An open API service indexing awesome lists of open source software.

https://github.com/ulelab/germ

An algorithm for scoring Generalised RNA Multivalency
https://github.com/ulelab/germ

Last synced: 5 months ago
JSON representation

An algorithm for scoring Generalised RNA Multivalency

Awesome Lists containing this project

README

          

# GeRM - Generalised RNA multivalency

**[Mutual homeostasis of charged proteins](https://doi.org/10.1101/2023.08.21.554177)**

Rupert Faraway, Neve Costello Heaven, Holly Digby, Oscar G Wilkins, Anob M Chakrabarti, Ira A Iosub, Lea Knez, Stefan L Ameres, Clemens Plaschka, Jernej Ule

bioRxiv (2023) https://doi.org/10.1101/2023.08.21.554177

## Table of contents

1. [Introduction](#introduction)
2. [Installation](#installation)
3. [Testing](#testing)
4. [Quickstart](#quickstart)
5. [Parameters](#parameters)

## Introduction

GeRM is a command-line tool written in R and Rcpp to calculate **Ge**neralised **R**NA **M**ultivalency Scores for user-supplied sequences. The custom functions are contained within the GeRM R package.

### The algorithm

GeRM is calculated from a string of consecutive overlapping nucleotide sequences of length
_k_ (_k_-mers).

In non-mathematical terms, the GeRM score is calculated by comparing a k-mer to all the other k-mers that surround it in a fixed window. For each of the surrounding k-mers, the sequence similarity to the central k-mer is calculated from the negative exponent of the Hamming distance, such that k-mers with identical sequences have a high score and those with unrelated sequences have a low score. The constant λ determines how quickly this similarity score decays as sequences become more dissimilar to the central k-mer. This sequence similarity score is multiplied by a distance score, which decays linearly from 1 to 0 with distance from the central k-mer. k-mers that overlap with the central k-mer are ignored. For k-mers at the edges of transcripts, where the window exceeds the end of the transcript, all positions that fall outside of the transcript are given a score of 0. The sum of all the distance-weighted sequence similarities is summed to give the GeRM score.

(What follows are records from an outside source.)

# eric070021/TFHE-GPU

Measured on AMD Instinct MI355X. Metric: bootstraps/sec (whole node), STD128 GINX global batch=8192 (8192 per GPU, weak scaling), higher is better.
Workload: dtype u32; 1 GPU; C2: STD128 GINX EvalBinGate(NAND), inputs resident in HBM; config=C2, global_batch=8192, batch_per_gpu=8192, bootstraps_per_unit=1, n=512, N=1024, Q=134215681, dG2=8, parallelism=shard1

## Files before the change

tfhe-gpu_amd/csrc/blind_rotate_fast.hip:

```cpp
#include <atomic>
#include <cstdlib>

#include "device_math.hpp"
#include "kernels.hpp"

namespace tfhe {
namespace {

constexpr uint32_t FN = 1024;
constexpr uint32_t T4W = 5416, TB_WORDS = T4W;

struct FastConst {
    int32_t Q, nQ, qinv, rM;
    uint32_t Q2, Q4, h1, kacc;
    int32_t ninv;
    uint32_t bm;
};

struct PackMode {
    uint32_t hc[8];
    uint32_t rw;
    uint32_t fold;
};
__global__ void k_pack_fast(uint32_t Q, const uint32_t* __restrict__ bsk, size_t words, int32_t* __restrict__ out,
                            PackMode M) {
    const size_t idx = (size_t)blockIdx.x * blockDim.x + threadIdx.x;
    auto mont = [Q](uint32_t v) {
        const uint32_t m = (uint32_t)(((uint64_t)v << 32) % Q);
        return m > Q / 2 ? (int32_t)m - (int32_t)Q : (int32_t)m;
    };
    if (idx < words) {
        const uint32_t row = (uint32_t)((idx / (2 * FN)) % M.rw), l = row >> 1, p = row & 1, top = M.rw / 2 - 1;
        uint32_t v = bsk[idx] % Q;
// ... 10 lines not shown

static Fast4Shape fast_shape(const BRParams& P) {
    Fast4Shape sh{(int)P.digits, (int)P.logG, (int)P.thr, false};
    if (P.thr == 0 && P.digits >= 2 && P.logG >= 1 && P.logG * P.digits <= 40) {
        const int64_t G = (int64_t)1 << P.logG, Qh = (int64_t)(P.Q >> 1);
        const uint32_t top = P.digits - 1;
        int64_t K = 0;
        for (uint32_t z = 0; z < top; ++z) K = K * G + G / 2;
        const int64_t lo = (-Qh - 1 + K) >> (P.logG * top), hi = (Qh - 1 + K) >> (P.logG * top);
        sh.fold = lo >= -G / 2 && hi < G / 2;
    }
    return sh;
}

bool fast_path_supported(const BRParams& P, int word_bits) {
    return word_bits == 32 && P.N == FN && P.dG2 == 2 * P.digits && P.Q < (1ull << 27) && P.n > 0 &&
           fast4_shape_supported(fast_shape(P));
}

size_t bsk_fast_bytes(const BRParams& P) { return ((size_t)P.n * 2 * P.dG2 * 2 * FN + TB_WORDS) * 4; }

namespace {
constexpr int kDefaultVariant = 60;
bool known_variant(int v) { return v == 60 || v == 70 || v == 86; }
std::atomic<int> g_variant{-1};
int fast_variant() {
    int v = g_variant.load(std::memory_order_relaxed);
    if (v < 0) {
        const char* e = std::getenv("TFHE_FAST_VARIANT");
        v = e && e[0] ? std::atoi(e) : kDefaultVariant;
        if (!known_variant(v)) v = kDefaultVariant;
        g_variant.store(v, std::memory_order_relaxed);
    }
    return v;
}
uint64_t powmod(uint64_t b, uint64_t e, uint64_t m) {
    uint64_t r = 1 % m;
    for (b %= m; e; e >>= 1, b = (unsigned __int128)b * b % m)
        if (e & 1) r = (unsigned __int128)r * b % m;
    return r;
}
int32_t mont_centred(uint64_t v, uint32_t Q) {
    const uint32_t m = (uint32_t)(((unsigned __int128)(v % Q) << 32) % Q);
    return m > Q / 2 ? (int32_t)m - (int32_t)Q : (int32_t)m;
}
}

// ... 61 lines not shown
```

tfhe-gpu_amd/csrc/blind_rotate_fast4.hip:

```cpp
#include "device_math.hpp"
#include "kernels.hpp"

namespace tfhe {
namespace f4 {

constexpr uint32_t FN = 1024;
constexpr int TPC = 256;

constexpr uint32_t P0F = 0, P1F = 4, P2F = 20, P3F = 84, P4F = 340, PF_END = 1364;
constexpr uint32_t P0I = PF_END, P1I = P0I + P1F, P4I = P0I + P4F;
constexpr uint32_t T4_MONO = 2 * PF_END, T4_T1 = T4_MONO + 2 * FN, T4_T23 = T4_T1 + 128, T4_T2131 = T4_T23 + 256,
                   T4_WORDS = T4_T2131 + 256;
constexpr uint32_t L_TW = 0, L_TWI = P4F - P1F, L_MONO = 2 * L_TWI;
constexpr uint32_t L_T1 = L_MONO + 2 * FN, L_T23 = L_T1 + 128, L_T2131 = L_T23 + 256, L_P4F = L_T2131 + 256;
constexpr uint32_t LP = 304, XP = 1152, L_CT = L_P4F + 4 * 256;
constexpr uint32_t lds_ct(bool P4 = true) { return P4 ? L_CT : L_P4F; }
constexpr size_t lds_bytes(int P, int XB = 2, int CTS = 1, bool P4 = true) {
    return (size_t)(lds_ct(P4) + CTS * (4 * P * LP + XB * P * XP)) * 4;
}
constexpr bool pair_build(int MINW, int NCT, int OPT) { return MINW == 3 && NCT == 2 && (OPT & 8) == 0; }

struct Lay {
    int reg[2];
    int lane[6];
    int wave[2];
};
__host__ __device__ constexpr Lay lay(int L) {
    return L == 1   ? Lay{{8, 9}, {2, 3, 4, 6, 7, 5}, {0, 1}}
           : L == 2 ? Lay{{6, 7}, {2, 3, 8, 9, 4, 5}, {0, 1}}
           : L == 3 ? Lay{{4, 5}, {2, 3, 6, 8, 9, 7}, {0, 1}}
           : L == 4 ? Lay{{2, 3}, {4, 5, 6, 8, 9, 7}, {0, 1}}
                    : Lay{{0, 1}, {2, 3, 4, 5, 6, 7}, {8, 9}};
}
__host__ __device__ constexpr int rstride(int A, int B) {
    return (A == 1 && B == 2) ? 72 : (A == 2 && B == 3) ? 80 : (A == 3 && B == 4) ? 65
         : (A == 2 && B == 1) ? 68 : (A == 3 && B == 2) ? 68 : (A == 4 && B == 3) ? 65
// ... 75 lines not shown
__device__ __forceinline__ void bfly_ct(int32_t& a, int32_t& b, int32_t w, const FastConst& K) {
    const int32_t v = smul(b, w, K), u = a;
    a = u + v;
    b = u - v;
}
template <bool RED = false>
__device__ __forceinline__ void bfly_gs(int32_t& a, int32_t& b, int32_t w, const FastConst& K) {
    const int32_t u = a, v = b;
    a = RED ? smul(u + v, K.rM, K) : u + v;
    b = smul(u - v, w, K);
}
__device__ __forceinline__ void fwd4(int32_t (&x)[4], int32_t w1, int32_t w2, int32_t w3, const FastConst& K) {
    bfly_ct(x[0], x[2], w1, K);
    bfly_ct(x[1], x[3], w1, K);
    bfly_ct(x[0], x[1], w2, K);
    bfly_ct(x[2], x[3], w3, K);
}
template <bool RED>
__device__ __forceinline__ void inv4(int32_t (&x)[4], int32_t w1, int32_t w2, int32_t w3, const FastConst& K) {
    bfly_gs(x[0], x[1], w2, K);
    bfly_gs(x[2], x[3], w3, K);
    bfly_gs<RED>(x[0], x[2], w1, K);
    bfly_gs<RED>(x[1], x[3], w1, K);
}

template <int A, int B, uint32_t OFF>
__device__ __forceinline__ void store_rows(const int32_t (&x)[4], uint32_t m0, const int32_t* lds) {
    asm volatile(
        "s_mov_b32 m0, %4\n\t"
        "s_nop 0\n\t"
        "ds_write_addtid_b32 %0 offset:%6\n\t"
        "ds_write_addtid_b32 %1 offset:%7\n\t"
        "ds_write_addtid_b32 %2 offset:%8\n\t"
        "ds_write_addtid_b32 %3 offset:%9" ::"v"(x[0]),
        "v"(x[1]), "v"(x[2]), "v"(x[3]), "s"(m0), "s"(lds), "i"((OFF + st_reg(A, B, 0)) * 4),
        "i"((OFF + st_reg(A, B, 1)) * 4), "i"((OFF + st_reg(A, B, 2)) * 4), "i"((OFF + st_reg(A, B, 3)) * 4)
        : "memory");
}
template <int A, int B, uint32_t OFF>
__device__ __forceinline__ void gather_rows(int32_t (&x)[4], uint32_t base, const int32_t* lds) {
    asm volatile(
        "ds_read_b32 %0, %4 offset:%6\n\t"
        "ds_read_b32 %1, %4 offset:%7\n\t"
        "ds_read_b32 %2, %4 offset:%8\n\t"
        "ds_read_b32 %3, %4 offset:%9"
        : "=&v"(x[0]), "=&v"(x[1]), "=&v"(x[2]), "=&v"(x[3])
        : "v"(base), "s"(lds), "i"((OFF + ld_reg(A, B, 0)) * 4), "i"((OFF + ld_reg(A, B, 1)) * 4),
          "i"((OFF + ld_reg(A, B, 2)) * 4), "i"((OFF + ld_reg(A, B, 3)) * 4)
        : "memory");
}
template <uint32_t OFF>
__device__ __forceinline__ void tw_load(v4i& w, uint32_t addr, const int32_t* lds) {
    asm volatile("ds_read_b128 %0, %1 offset:%3" : "=&v"(w) : "v"(addr), "s"(lds), "i"(OFF * 4) : "memory");
}
template <int N>
__device__ __forceinline__ void lds_wait(int32_t (&x)[4]) {
    asm volatile("s_waitcnt lgkmcnt(%4)" : "+v"(x[0]), "+v"(x[1]), "+v"(x[2]), "+v"(x[3]) : "i"(N) : "memory");
}
template <int N>
__device__ __forceinline__ void lds_wait(int32_t (&x)[4], v4i& w) {
    asm volatile("s_waitcnt lgkmcnt(%5)"
                 : "+v"(x[0]), "+v"(x[1]), "+v"(x[2]), "+v"(x[3]), "+v"(w)
                 : "i"(N)
                 : "memory");
}
__device__ __forceinline__ void lds_drain_barrier() {
    asm volatile("s_waitcnt lgkmcnt(0)" ::: "memory");
    __syncthreads();
}

struct LaneCtx {
    uint32_t g12, g23, g34, g45, g54, g43, g32, g21;
    uint32_t m_loc;
    uint32_t m45, m54;
    uint32_t t1, t2, t3, t4;
    int32_t w0f[3], w0i[3];
    v4i w4f, w4i;
};

#define FOR_P(...)                                   \
    {                                                \
        { constexpr int p = 0; __VA_ARGS__ }         \
        if constexpr (P > 1) {                       \
            { constexpr int p = 1; __VA_ARGS__ }     \
        }                                            \
        if constexpr (P > 2) {                       \
            { constexpr int p = 2; __VA_ARGS__ }     \
            { constexpr int p = 3; __VA_ARGS__ }     \
        }                                            \
    }
template <int P, int p>
constexpr int tail_wait() { return 4 * (P - 1 - p); }

template <uint32_t XA, int P, int EXP = 0, int SMALL = 0, bool PRE = false, bool P4L = false>
__device__ __forceinline__ void ntt_fwd(int32_t (&X)[P][4], const int32_t* lds, const LaneCtx& C, const FastConst& K) {
    if constexpr ((EXP & 8) != 0) return;
    constexpr int W = 4 * (P - 1);
    v4i w;
    if constexpr (SMALL == 2) {
        const int32_t* t1 = lds + L_T1 + 64;
        const int2* t23 = reinterpret_cast<const int2*>(lds + L_T23) + 64;
        const int2* t2131 = reinterpret_cast<const int2*>(lds + L_T2131) + 64;
        int32_t a[P];
        int2 u23[P], u2131[P];
        FOR_P(a[p] = t1[X[p][2]]; u23[p] = t23[X[p][1]]; u2131[p] = t2131[X[p][3]];)
        FOR_P(const int32_t x0 = X[p][0], u = u23[p].x + u2131[p].x, v = u23[p].y - u2131[p].y;
              const int32_t e0 = x0 + a[p], e2 = x0 - a[p];
              X[p][0] = e0 + u; X[p][1] = e0 - u; X[p][2] = e2 + v; X[p][3] = e2 - v;
              store_rows<1, 2, p * LP>(X[p], C.m_loc, lds);)
    } else if constexpr (SMALL == 1) {
        const int32_t* t1 = lds + L_T1 + 64;
        int32_t v[P][2];
        FOR_P(v[p][0] = t1[X[p][2]]; v[p][1] = t1[X[p][3]];)
        FOR_P(const int32_t a0 = X[p][0], a1 = X[p][1];
              X[p][0] = a0 + v[p][0]; X[p][2] = a0 - v[p][0]; X[p][1] = a1 + v[p][1]; X[p][3] = a1 - v[p][1];
              bfly_ct(X[p][0], X[p][1], C.w0f[1], K); bfly_ct(X[p][2], X[p][3], C.w0f[2], K);
              store_rows<1, 2, p * LP>(X[p], C.m_loc, lds);)
    } else {
        FOR_P(fwd4(X[p], C.w0f[0], C.w0f[1], C.w0f[2], K); store_rows<1, 2, p * LP>(X[p], C.m_loc, lds);)
    }
    tw_load<L_TW>(w, C.t1, lds);
    FOR_P(gather_rows<1, 2, p * LP>(X[p], C.g12, lds);)
    FOR_P(if constexpr (p == 0) lds_wait<W>(X[0], w); else lds_wait<W>(X[p]);
          fwd4(X[p], w.x, w.y, w.z, K); store_rows<2, 3, p * LP>(X[p], C.m_loc, lds);)
    tw_load<L_TW + 16>(w, C.t2, lds);
    FOR_P(gather_rows<2, 3, p * LP>(X[p], C.g23, lds);)
    FOR_P(if constexpr (p == 0) lds_wait<W>(X[0], w); else lds_wait<W>(X[p]);
          fwd4(X[p], w.x, w.y, w.z, K); store_rows<3, 4, p * LP>(X[p], C.m_loc, lds);)
    tw_load<L_TW + 80>(w, C.t3, lds);
    FOR_P(gather_rows<3, 4, p * LP>(X[p], C.g34, lds);)
    FOR_P(if constexpr (p == 0) lds_wait<W>(X[0], w); else lds_wait<W>(X[p]);
          fwd4(X[p], w.x, w.y, w.z, K);
          if constexpr (PRE && p == 0) __builtin_amdgcn_s_barrier();
          store_rows<4, 5, XA + p * XP>(X[p], C.m45, lds);)
    if constexpr (!(EXP & 1)) lds_drain_barrier();
    if constexpr (P4L) tw_load<L_P4F>(w, C.t4, lds);
    FOR_P(gather_rows<4, 5, XA + p * XP>(X[p], C.g45, lds);)
    if constexpr (P4L) {
        FOR_P(if constexpr (p == 0) lds_wait<tail_wait<P, 0>()>(X[0], w); else lds_wait<tail_wait<P, p>()>(X[p]);
              fwd4(X[p], w.x, w.y, w.z, K);)
    } else {
        FOR_P(lds_wait<tail_wait<P, p>()>(X[p]); fwd4(X[p], C.w4f.x, C.w4f.y, C.w4f.z, K);)
    }
}
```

For more details please see the _Methods_ section of the manuscript.

## Installation

To install GeRM, first clone the repository to your local computer with
```
git clone https://github.com/ulelab/germ.git
```

Then, there are two options for installing the dependencies.

### 1. Conda option (recommended)

If you have Conda on your system you can create a virtual environment which installs R and all the dependencies using the provided YAML. First move into the directory into which you cloned GeRM and then run:

```
bash create_env.sh
```

You can then activate the environment using:
```
conda activate germs
```

### 2. R option

GeRM requires R to be installed on your system and uses some R (`optparse`, `devtools`, `data.table`, `tidyverse`, `scales`, `ggthemes`, `cowplot`, `patchwork`, `logger`) and Bioconductor packages (`Biostrings`). If you have R already installed, you can install the GeRM R package by moving to the directory into which you cloned GeRM and then run:

```
R -e 'devtools:install()'
```

### 3. Docker option

We will soon have a GeRM Docker container available for use.

## Testing

To test the installation has worked you can run the test script. This runs three sets of GeRM test for different sequences and parameters:

```
bash testrun.sh
```

## Quickstart

GeRM can be run from the command line using:

```
Rscript germs.R --help
```

This will output the help for all the parameters that can be supplied to GeRM. The minimum is to provide a FASTA file with sequences for which to calculate GeRM scores (`--fasta`, `-f`)

## Parameters

### Basic

* `--fasta` or `-f` is used to supply the input FASTA file with the sequences for which GeRM scores will be calculated.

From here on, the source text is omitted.